Keputusan beberapa gereja untuk mengadakan ibadah streaming (online) sebagai salah satu pencegahan persebaran virus Corona telah menimbulkan pro dan kontra yang begitu cepat dan hangat. Tulisan saya dengan judul yang sama di situs rec.or.id juga diperdebatkan di beberapa kalangan. Unggahan di sini berfungsi sebagai klarifikasi atas beberapa kesalahpahaman dan keberatan terhadap artikel tersebut.
Klarifikasi pertama berkaitan dengan motivasi. Persetujuan saya terhadap ibadah online bukan didasarkan pada ketakutan, melainkan pada kasih. Bukan kuatir akan tertular, tetapi tidak mau menjadi pembawa virus bagi orang lain. Seperti yang kita ketahui, semakin besar jumlah perkumpulan, semakin besar pula resiko persebaran virus. Ibadah online merupakan salah satu tindakan kecil yang bisa dilakukan oleh gereja guna menghadirkan keadaan yang lebih baik bagi semua orang.
Anda yakin tidak akan tertular? Sah-sah saja. Saya juga memiliki keyakinan itu. Persoalannya, kita tetap bisa saja menjadi pembawa virus bagi orang lain. Membiarkan hal ini atas nama iman merupakan kecerobohan.

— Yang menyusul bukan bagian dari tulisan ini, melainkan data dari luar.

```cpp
__global__ __launch_bounds__(256, 2) void conv_fc_kernel(ConvArgs a) {
  __shared__ f32x4 red[3][64];
  const int tid = threadIdx.x, lane = tid & 63;
  const int wave = __builtin_amdgcn_readfirstlane(tid >> 6);
  const int li = lane & 15, kq = lane >> 4;
  const int ntile = a.Cout >> 4;
  const int n0 = (blockIdx.x % ntile) * 16, m0 = (blockIdx.x / ntile) * 16;
  const int nchunk = a.nchunk;
  const int rows = a.N * a.H * a.W;

  const __amdgpu_buffer_rsrc_t rx = __builtin_amdgcn_make_buffer_rsrc(
      const_cast<float*>(a.x), 0, (unsigned)((size_t)rows * a.cs_in * 4), EGN_RSRC_WORD3);
  const __amdgpu_buffer_rsrc_t rw = __builtin_amdgcn_make_buffer_rsrc(
      const_cast<float*>(a.w), 0, (unsigned)((size_t)nchunk * EGN_CKQ * a.CoutP * 16), EGN_RSRC_WORD3);
  const unsigned xo = (unsigned)(((m0 + li) * a.cs_in + 4 * kq) * 4);
  const unsigned wo = (unsigned)((kq * a.CoutP + n0 + li) * 16);
  const unsigned wchunk = (unsigned)(EGN_CKQ * a.CoutP * 16);

  f32x4 acc = f32x4{0.f, 0.f, 0.f, 0.f};
  int c = wave;
  for (; c + 12 < nchunk; c += 16) {
    f32x4 xa[4], wb[4];
#pragma unroll
    for (int u = 0; u < 4; ++u) {
      xa[u] = egn_buf_load16(rx, xo + (unsigned)(c + 4 * u) * 64u);
      wb[u] = egn_buf_load16(rw, wo + (unsigned)(c + 4 * u) * wchunk);
    }
#pragma unroll
    for (int u = 0; u < 4; ++u)
#pragma unroll
      for (int e = 0; e < 4; ++e) acc = __builtin_amdgcn_mfma_f32_16x16x4f32(xa[u][e], wb[u][e], acc, 0, 0, 0);
  }
  for (; c < nchunk; c += 4) {
    const f32x4 xa = egn_buf_load16(rx, xo + (unsigned)c * 64u);
    const f32x4 wb = egn_buf_load16(rw, wo + (unsigned)c * wchunk);
#pragma unroll
    for (int e = 0; e < 4; ++e) acc = __builtin_amdgcn_mfma_f32_16x16x4f32(xa[e], wb[e], acc, 0, 0, 0);
  }
  if (wave > 0) red[wave - 1][lane] = acc;
  __syncthreads();
  if (wave != 0) return;
  acc = ((acc + red[0][lane]) + red[1][lane]) + red[2][lane];

  const int act = a.act & EGN_ACT_MASK;
  const bool res_after = (a.act & EGN_ACT_RES_AFTER) != 0;
  const int pitch = a.out_nchw ? a.Cout : a.cs_out;
  const float sc = a.scale[n0 + li], sh = a.shift[n0 + li];
#pragma unroll
  for (int r = 0; r < 4; ++r) {
    const int row = m0 + 4 * kq + r;
    if (row >= rows) continue;
    const size_t o = (size_t)row * pitch + n0 + li;
    float v = __builtin_fmaf(acc[r], sc, sh);
    const float rs = a.res ? a.res[o] : 0.f;
    v = res_after ? rs + egn_act(v, act) : egn_act(v + rs, act);
    a.y[o] = v;
  }
}

bool egn_conv_fc_applies(const ConvArgs& a) {
  const bool one = a.H == 1 && a.W == 1;
  return a.KH == 1 && a.KW == 1 && a.stride == 1 && a.pad == 0 && a.Cin % EGN_CK == 0 && a.cs_in >= a.Cin &&
         a.cs_in % 4 == 0 && a.Cout % 16 == 0 && a.CoutP == a.Cout && (a.out_nchw ? one : a.cs_out >= a.Cout) &&
         a.stats == nullptr && (double)a.N * a.H * a.W * a.cs_in * 4.0 < 2147483648.0;
}

int egn_conv_launch_fc(const ConvArgs& a, hipStream_t stream) {
  if (!egn_conv_fc_applies(a)) return EGN_E_BADARG;
  const int grid = (a.Cout / 16) * ((a.N * a.H * a.W + 15) / 16);
  hipLaunchKernelGGL(conv_fc_kernel, dim3(grid), dim3(256), 0, stream, a);
  return (int)hipGetLastError();
}
```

Bukankah Alkitab yang sama yang mengajarkan iman juga mengajarkan kasih dan kepedulian terhadap sesama?
Klarifikasi berikutnya tentang bentuk ibadah online. Saya tidak menyarankan untuk sekadar menonton video di internet sendiri-sendiri. Ini tidak mengandung unsur “persekutuan” yang memang merupakan elemen penting dalam setiap ibadah. Sebaliknya, saya mendorong dilakukan ibadah keluarga atau di kelompok kecil. Jadi, tetap ada persekutuan, hanya saja jumlah yang hadir jauh lebih kecil. Satu poin lagi, saya juga tidak meniadakan ibadah tatap muka seluruhnya. Gereja harus tetap menyiapkan ibadah bagi jemaat yang akan datang. Saya yakin bahwa jumlah yang jadir akan sangat berkurang. Satu lagi, opsi harus menjadi yang terakhir. Jemaat sebisa mungkin disarankan untuk beribadah dengan keluarga atau di kelompok kecil.
Klarifikasi terakhir adalah tentang penghakiman terhadap pihak lain. Apapun pendapat seseorang tentang isu ini, semua pihak merasa berusaha untuk beriman dan setia pada Alkitab. Baik yang setuju ibadah online maupun tidak sama-sama beriman. Perbedaannya terletak pada pemaknaan dan penafsiran yang berbeda. Janganlah saling menghakimi dengan menganggap pihak lain kurang beriman atau kurang berhikmat. Dalam unggahan berikutnya saya akan menjelaskan beragam alasan untuk wacana ibadah online, sehingga kita dapat mengecek apakah penafsiran kita sudah tepat.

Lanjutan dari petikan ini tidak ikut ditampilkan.